E. Pemeriksaan dan Uji Kredibilitas Data
Dalam upaya mendapatkan data yang kredibel, peneliti berupaya membaca
berbagai literatur yang berhubungan dengan naskah lontaraq, khususnya lontaraq
pappasêng/pappasang dan berbagai dokumen yang berhubungan dengan temuan
di lapangan, selanjutnya mendiskusikannya dengan teman-teman sejawat serta
pakar budaya Bugis Makassar yang sebagian besar menjadi akademisi di
Universitas Hasanuddin. Hal ini dilakukan dalam rangka untuk mempertemukan
dan untuk semakin memperluas pemahaman terhadap tema yang diteliti sehingga
data yang ditampilkan yang merupakan temuan di lapangan betul-betul data yang
dapat dipercaya dan bisa dipertanggungjawakan keshahihannya.
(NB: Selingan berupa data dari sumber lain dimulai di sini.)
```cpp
static uint32_t tail_split(const vp_ctx* ctx, uint32_t tiles, uint32_t wgPerCu)
{
    const uint32_t slots = (uint32_t)ctx->cus * wgPerCu;
    if (tiles >= 16u * slots) return 0;
    return std::min(tiles / 2u, slots * 4u / 3u);
}

struct DenseArgs {
    vp_ctx* ctx; Frame f; uint32_t k, ka;
    const char *in, *inB; char *out, *outB; const char* none_row;
    const uint32_t* words; float fill; float* sdf;
    uint32_t nresY, ylen, nres, zlen;
    uint32_t cyc = 0;
};
int launch_dense_id9_tile16(const DenseArgs& a, bool pairsOk);

namespace {

template <class ID, int RY, int CH, int NT, bool F, int PM, int CL = 0, bool FULL = false, bool CYC = false>
void launch_tile(const DenseArgs& a)
{
    const uint32_t ty = a.nresY * ((a.ylen + RY - 1) / RY), t = ty * a.nres * ((a.zlen + CH - 1) / CH);
    constexpr uint32_t perCu = std::is_same<ID, IdC>::value ? 2u
                             : ID::kTab == 512 ? (RY == 8 ? 4u : (F && !final_mask_global<ID>()) ? 5u : 6u)
                             : NT == 512 ? (RY == 8 ? 2u : 3u) : 4u;
    const uint32_t sp = a.f.n > (uint32_t)NT ? tail_split(a.ctx, t, perCu) : 0u;
    hipLaunchKernelGGL((jfa_pass_dense<ID, RY, CH, NT, F, PM, CL, FULL, CYC>), dim3(t + sp), dim3(NT), 0, a.ctx->stream, a.f, a.k, a.ka,
                       a.in, a.inB, a.out, a.outB, a.none_row, a.words, a.fill, a.sdf, ty, t, sp, a.cyc);
}

template <int V> using int_c = std::integral_constant<int, V>;

template <class ID, int CH, int NT, bool F, bool ALWAYS_FULL = false, bool CYC = false>
void launch_shape(const DenseArgs& a, bool pairsOk, bool wholeChains)
{
    constexpr int RY = (ID::kTab == 512 && !F && CH >= 8) ? 8 : 4;
    constexpr bool canFull = CH >= 8 && (ID::kTab != 1024 || F);
    auto go = [&](auto pm) {
        constexpr int PM = decltype(pm)::value;
        if constexpr (ALWAYS_FULL || (CYC && canFull)) launch_tile<ID, RY, CH, NT, F, PM, 0, true, CYC>(a);
        else {
            if constexpr (canFull) {
                if (wholeChains && a.ylen % RY == 0) { launch_tile<ID, RY, CH, NT, F, PM, 0, true>(a); return; }
            }
            launch_tile<ID, RY, CH, NT, F, PM, 0, false, CYC>(a);
        }
    };
    if constexpr (CH >= 8) {
        if (pairsOk && a.f.n % NT == 0) {
            if constexpr (F) { go(int_c<1>{}); return; }
            else {
                if constexpr (ID::kTab != 512) { if (a.k == 2) { go(int_c<2>{}); return; } }
                if (a.k == 4) { go(int_c<4>{}); return; }
                if (a.k >= 8) { go(int_c<8>{}); return; }
            }
        }
    }
    go(int_c<0>{});
}

template <class ID, bool FIN>
int launch_dense(vp_ctx* ctx, const Frame& f, uint32_t k, const IdWin& in, const IdWin& out, uint32_t stride,
                 const uint32_t* d_words, float fill, float* d_sdf)
{
    const uint32_t nz = f.z1 - f.z0, n = f.n;
    constexpr bool fin = FIN;
    const uint32_t nres = std::min(k, nz), zlen = (nz + k - 1) / k;
    const uint32_t nresY = std::min(k, n), ylen = (n + k - 1) / k;
    if (stride == k && nz % k == 0 && k < nz && zlen > 8 && zlen % 8 != 0) {
        const uint32_t planesA = (zlen / 8u) * 8u * k;
        Frame fa = f, fb = f;
        fa.z1 = f.z0 + planesA; fb.z0 = fa.z1;
        IdWin inB = in, outB = out;
        inB.at += planesA; outB.at += planesA;
        const size_t wordPlane = (size_t)n * f.w, sdfPlane = (size_t)n * n;
        VP_TRY((launch_dense<ID, FIN>(ctx, fa, k, in, out, stride, d_words, fill, d_sdf)));
        return launch_dense<ID, FIN>(ctx, fb, k, inB, outB, stride, d_words ? d_words + planesA * wordPlane : nullptr, fill, d_sdf ? d_sdf + planesA * sdfPlane : nullptr);
    }
    if (FIN && k != 1) return set_error(VP_ERR_INVALID, "jfa_pass_dense: the fused last pass is the pass with k = 1");
    VP_TRY(ensure_none_rows(ctx));
    DenseArgs a{ctx, f, k, stride, win_words(in, n, in.at), win_compact(n) ? win_bytes_plane(in, n, in.at) : nullptr,
                win_words(out, n, out.at), win_compact(n) ? win_bytes_plane(out, n, out.at) : nullptr,
                (const char*)(std::is_same<ID, Id9>::value ? none_row_id9(ctx) : std::is_same<ID, Id10>::value ? none_row_id10(ctx) : none_row_idc(ctx)),
                d_words, fill, d_sdf, nresY, ylen, nres, zlen};
    const bool pow2 = (n & (n - 1)) == 0;
    const bool wholeChains = zlen % 8 == 0 && nz % k == 0 && n % k == 0;
    constexpr int NTD = ID::kTab == 512 ? 256 : 512;
    constexpr int NTS = ID::kTab == 2048 ? 512 : 256;
    if constexpr (!std::is_same<ID, IdC>::value) {
        if constexpr (!fin) {
            if (pow2 && stride == k && f.z0 == 0 && f.z1 == n && n == 8u * k && n % NTD == 0) {
                launch_tile<ID, 8, 8, NTD, false, 8, 3, ID::kTab == 512>(a);
                VP_HIP(hipGetLastError());
                return 0;
            }
        }
    }
    const bool deep = zlen % 8 == 0 || (zlen > 4 && zlen < 8);
    const bool tiny = zlen <= 2;
    if constexpr (std::is_same<ID, IdC>::value) {
        if (zlen % 16 == 0 && stride == k) {
            launch_shape<ID, 16, NTD, fin>(a, pow2 && (fin || k >= 2), wholeChains);
            VP_HIP(hipGetLastError());
            return 0;
        }
    }
    if constexpr (ID::kTab == 512) {
        if (n == 512 && zlen % 16 == 0 && stride == k && wholeChains) {
            if constexpr (fin) launch_shape<ID, 16, 512, true, true>(a, pow2, true);
            else VP_TRY(launch_dense_id9_tile16(a, pow2 && k >= 2));
            VP_HIP(hipGetLastError());
            return 0;
        }
    }
    if (deep) launch_shape<ID, 8, NTD, fin>(a, pow2 && (fin || k >= 2), wholeChains);
    else if constexpr (!fin) { if (tiny) launch_shape<ID, 2, NTS, false>(a, false, false); else launch_shape<ID, 4, NTS, false>(a, false, false); }
    else launch_shape<ID, 4, NTS, true>(a, false, false);
    VP_HIP(hipGetLastError());
    return 0;
}

template <class ID>
int launch_dense_cyclic(vp_ctx* ctx, const Frame& f, uint32_t k, const IdWin& in, const IdWin& out, uint32_t ranks, uint32_t rank)
{
    const uint32_t n = f.n, zsh = (uint32_t)__builtin_ctz(ranks);
    const uint32_t nzl = n >> zsh, kz = k >> zsh;
    if ((ranks & (ranks - 1)) != 0 || rank >= ranks || n % ranks != 0 || k % ranks != 0 || n % k != 0 || n / k < 8 || ((n / k) & (n / k - 1)) != 0)
        return set_error(VP_ERR_INVALID, "jfa_pass_dense (cyclic): n = %u, k = %u, %u ranks", n, k, ranks);
    VP_TRY(ensure_none_rows(ctx));
    Frame fl = f;
    fl.z0 = 0; fl.z1 = nzl;
    const uint32_t zlen = nzl / kz, ylen = n / k;
    DenseArgs a{ctx, fl, k, kz, win_words(in, n, in.at), win_compact(n) ? win_bytes_plane(in, n, in.at) : nullptr,
                win_words(out, n, out.at), win_compact(n) ? win_bytes_plane(out, n, out.at) : nullptr,
                (const char*)(std::is_same<ID, Id9>::value ? none_row_id9(ctx) : std::is_same<ID, Id10>::value ? none_row_id10(ctx) : none_row_idc(ctx)),
                nullptr, 0.0f, nullptr, std::min(k, n), ylen, std::min(kz, nzl), zlen, zsh | (rank << 8)};
    const bool pow2 = (n & (n - 1)) == 0;
    constexpr int NTD = ID::kTab == 512 ? 256 : 512;
    if constexpr (!std::is_same<ID, IdC>::value) {
        if (pow2 && n == 8u * k && n % NTD == 0) {
            launch_tile<ID, 8, 8, NTD, false, 8, 3, ID::kTab == 512, true>(a);
            VP_HIP(hipGetLastError());
            return 0;
        }
    }
    if constexpr (std::is_same<ID, IdC>::value) {
        if (zlen % 16 == 0) {
            launch_shape<ID, 16, NTD, false, false, true>(a, pow2 && k >= 2, true);
            VP_HIP(hipGetLastError());
            return 0;
        }
    }
    launch_shape<ID, 8, NTD, false, false, true>(a, pow2 && k >= 2, true);
    VP_HIP(hipGetLastError());
    return 0;
}

}

#ifndef VP_DENSE_PART
#define VP_DENSE_PART 0
#endif
#define VP_DENSE_ENTRY(PART, NAME, ID, FIN)                                                                                                \
    int NAME(vp_ctx* ctx, const Frame& f, uint32_t k, const IdWin& in, const IdWin& out, uint32_t stride, const uint32_t* d_words, float fill, float* d_sdf) \
    { return launch_dense<ID, FIN>(ctx, f, k, in, out, stride, d_words, fill, d_sdf); }
#if VP_DENSE_PART == 0 || VP_DENSE_PART == 1
VP_DENSE_ENTRY(1, launch_dense_id9_pass, Id9, false)
#endif
#if VP_DENSE_PART == 0 || VP_DENSE_PART == 2
VP_DENSE_ENTRY(2, launch_dense_id9_last, Id9, true)
#endif
#if VP_DENSE_PART == 0 || VP_DENSE_PART == 3
VP_DENSE_ENTRY(3, launch_dense_id10_pass, Id10, false)
#endif
#if VP_DENSE_PART == 0 || VP_DENSE_PART == 4
VP_DENSE_ENTRY(4, launch_dense_id10_last, Id10, true)
#endif
#if VP_DENSE_PART == 0 || VP_DENSE_PART == 5
VP_DENSE_ENTRY(5, launch_dense_idc_pass, IdC, false)
#endif
#if VP_DENSE_PART == 0 || VP_DENSE_PART == 6
VP_DENSE_ENTRY(6, launch_dense_idc_last, IdC, true)
#endif
#if VP_DENSE_PART == 0 || VP_DENSE_PART == 7
int launch_dense_id9_tile16(const DenseArgs& a, bool pairsOk) { launch_shape<Id9, 16, 512, false, true>(a, pairsOk, true); return 0; }
#endif
#undef VP_DENSE_ENTRY
#define VP_CYCLIC_ENTRY(NAME, ID)                                                                                                        \
    int NAME(vp_ctx* ctx, const Frame& f, uint32_t k, const IdWin& in, const IdWin& out, uint32_t ranks, uint32_t rank)                 \
    { return launch_dense_cyclic<ID>(ctx, f, k, in, out, ranks, rank); }
#if VP_DENSE_PART == 0 || VP_DENSE_PART == 8
VP_CYCLIC_ENTRY(launch_cyclic_id9_pass, Id9)
#endif
#if VP_DENSE_PART == 0 || VP_DENSE_PART == 9
VP_CYCLIC_ENTRY(launch_cyclic_id10_pass, Id10)
#endif
#if VP_DENSE_PART == 0 || VP_DENSE_PART == 10
VP_CYCLIC_ENTRY(launch_cyclic_idc_pass, IdC)
#endif
#undef VP_CYCLIC_ENTRY

}
```

Measured before the change: 49430.

## Add chain-end tile variants that skip absent halo rows and planes in JFA passes

Splits the dense JFA pass body into a device function and adds ENDS-specialised launches for k=32 and k=16 at N=512. Tiles at the ends of a y or z chain are walked in mirrored direction, so the missing neighbour row or plane is always on the low side and can be dropped at compile time. The closed-tile flags are split into separate lo/hi bits. This cuts halo loads and distance evaluations for edge tiles, at the cost of more template instances, run-time branching between variants and negative-stride addressing.

```diff
diff --git a/cuda_mesh_voxelization_amd/csrc/jfa_dense.hip b/cuda_mesh_voxelization_amd/csrc/jfa_dense.hip
--- a/cuda_mesh_voxelization_amd/csrc/jfa_dense.hip
+++ b/cuda_mesh_voxelization_amd/csrc/jfa_dense.hip
@@ -11,38 +11,52 @@
     constexpr int ctrl = PM == 1 ? 0xB1 : PM == 2 ? 0x4E : PM == 4 ? 0x141 : 0x128;
     return __builtin_bit_cast(float, __builtin_amdgcn_update_dpp(0, __builtin_bit_cast(int, v), ctrl, 0xf, 0xf, true));
 }
+constexpr int kNoRowLo = 1, kNoRowHi = 2;
+constexpr int kNoPlaneLo = 4, kNoPlaneHi = 8;
+constexpr int kClosedTile = kNoRowLo | kNoRowHi | kNoPlaneLo | kNoPlaneHi;
 template <class ID, int RY, int NT, bool FINAL>
 constexpr int dense_waves()
 {
     return std::is_same<ID, IdC>::value ? 4 : RY > 4 ? 4 : (FINAL && !final_mask_global<ID>()) ? (ID::kTab == 512 ? 5 : 4) : (ID::kTab == 512 || NT == 512) ? 6 : 4;
 }
-template <class ID, int RY, int CH, int NT, bool FINAL, int PM, int CLOSED = 0, bool FULL = false, bool CYC = false>
-__global__ void __launch_bounds__(NT, (dense_waves<ID, RY, NT, FINAL>()))
-jfa_pass_dense(Frame f, uint32_t kArg, uint32_t ka, const char* __restrict__ in, const char* __restrict__ inB, char* __restrict__ out, char* __restrict__ outB,
-               const char* __restrict__ none_row, const uint32_t* __restrict__ words, float fill, float* __restrict__ sdf,
-               uint32_t tilesY, uint32_t tiles, uint32_t splitTiles, uint32_t cyc)
-{
-    static_assert(!CYC || !FINAL, "the last pass (k = 1) is never a multiple of the rank count");
+
+template <class ID, int RY, int CH, bool FINAL>
+struct DenseLds {
+    static constexpr bool CPT = std::is_same<ID, IdC>::value;
+    static constexpr int TAB = ID::kTab;
+    static constexpr int PXT = CPT ? TAB : TAB + 1;
+    static constexpr int TABZ = CPT ? IdC::kTabZ : TAB;
+    static constexpr int CHT = CPT ? 1 : CH;
+    static constexpr int RBN = CPT ? (CH + 2) * (RY + 2) : 1;
+    static constexpr int WMN = (FINAL && !final_mask_global<ID>()) ? RY * CH * (TAB / 32) : 1;
+    float (&PX)[PXT];
+    float (&TY)[RY][TAB];
+    float (&TZ)[CHT][TABZ];
+    uint32_t (&RB)[RBN];
+    uint32_t (&WM)[WMN];
+};
+
+template <class ID, int RY, int CH, int NT, bool FINAL, int PM, int CLOSED, bool FULL, bool CYC, bool MIR = false>
+__device__ __forceinline__ void
+dense_tile(const DenseLds<ID, RY, CH, FINAL>& lds, const Frame& f, uint32_t kArg, uint32_t ka, const char* __restrict__ in, const char* __restrict__ inB,
+           char* __restrict__ out, char* __restrict__ outB, const char* __restrict__ none_row, const uint32_t* __restrict__ words, float fill,
+           float* __restrict__ sdf, uint32_t cyc, uint32_t xpart, uint32_t xparts, int ybase, int lbase, bool miry, bool mirz)
+{
     using T = typename ID::T;
-    constexpr bool CPT = std::is_same<ID, IdC>::value;
+    using LDS = DenseLds<ID, RY, CH, FINAL>;
+    constexpr bool CPT = LDS::CPT;
     constexpr uint32_t IDB = 4u;
-    constexpr int TAB = ID::kTab;
-    constexpr int PXT = CPT ? TAB : TAB + 1;
-    constexpr int TABZ = CPT ? IdC::kTabZ : TAB;
-    constexpr int HY = (CLOSED & 1) ? 0 : 1;
-    constexpr bool CZ = (CLOSED & 2) != 0;
-    constexpr int NR = RY + 2 * HY;
-    static_assert(!CLOSED || !FINAL, "closed tiles: id passes");
+    constexpr int TAB = LDS::TAB, PXT = LDS::PXT, TABZ = LDS::TABZ, CHT = LDS::CHT;
+    constexpr int HYlo = (CLOSED & kNoRowLo) ? 0 : 1, HYhi = (CLOSED & kNoRowHi) ? 0 : 1;
+    constexpr bool NZlo = (CLOSED & kNoPlaneLo) != 0, NZhi = (CLOSED & kNoPlaneHi) != 0;
+    constexpr int NR = RY + HYlo + HYhi;
+    static_assert(!CLOSED || (!FINAL && !CPT), "closed tiles: id passes on 32-bit ids");
+    static_assert(!MIR || (!FINAL && !CPT && !CYC && FULL), "run-time walk directions: whole tiles of the 32-bit id passes");
     constexpr int NC = PM ? 2 : 3;
     constexpr int NI = NR * NC;
-    constexpr int CHT = CPT ? 1 : CH;
     using B = typename std::conditional<FINAL, float, double>::type;
-    __shared__ float PX[PXT];
-    __shared__ float TY[RY][TAB];
-    __shared__ float TZ[CHT][TABZ];
-    __shared__ uint32_t RB[CPT ? (CH + 2) * NR : 1];
+    auto& PX = lds.PX; auto& TY = lds.TY; auto& TZ = lds.TZ; auto& RB = lds.RB; auto& WM = lds.WM;
     constexpr bool GM = final_mask_global<ID>();
-    __shared__ uint32_t WM[(FINAL && !GM) ? RY * CH * (TAB / 32) : 1];
 
     const int N = (int)f.n;
     const uint32_t k = FINAL ? 1u : kArg;
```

Dalam menguji keabsahan data peneliti menggunakan teknik
triangulasi, yaitu pemeriksaan keabsahan data yang memanfaatkan sesuatu yang
lain diluar data untuk keperluan pengecekan atau sebagai pembanding terhadap
data tersebut. Dalam penelitian naturalistik, bila data berasal hanya dari satu
sumber, maka kebenarannya belum dapat dipercaya. Akan tetapi bila dua sumber
atau lebih menyatakan hal yang sama, maka tingkat kebenarannya akan lebih
tinggi (Nasution, 1992: 115).
Menurut Moloeng (2007: 330), triangulasi adalah teknik pemeriksaan
keperluan pengecekan atau sebagai pembanding terhadap data itu. Teknik
triangulasi yang paling banyak digunakan ialah pemeriksaan melalui sumber
lainnya. Denzin dalam Kuntjara (2006: 110), membedakan empat macam
triangulasi sebagai teknik pemeriksaan yang memanfaatkan penggunaan
sumber-sumber yang berbeda, metode yang berbeda, pencari data yang berbeda, dan teori
yang berbeda pula digunakan untuk mencek satu hasil penemuan yang sudah
didapat apakah cukup kredibel atau dapat dipercaya.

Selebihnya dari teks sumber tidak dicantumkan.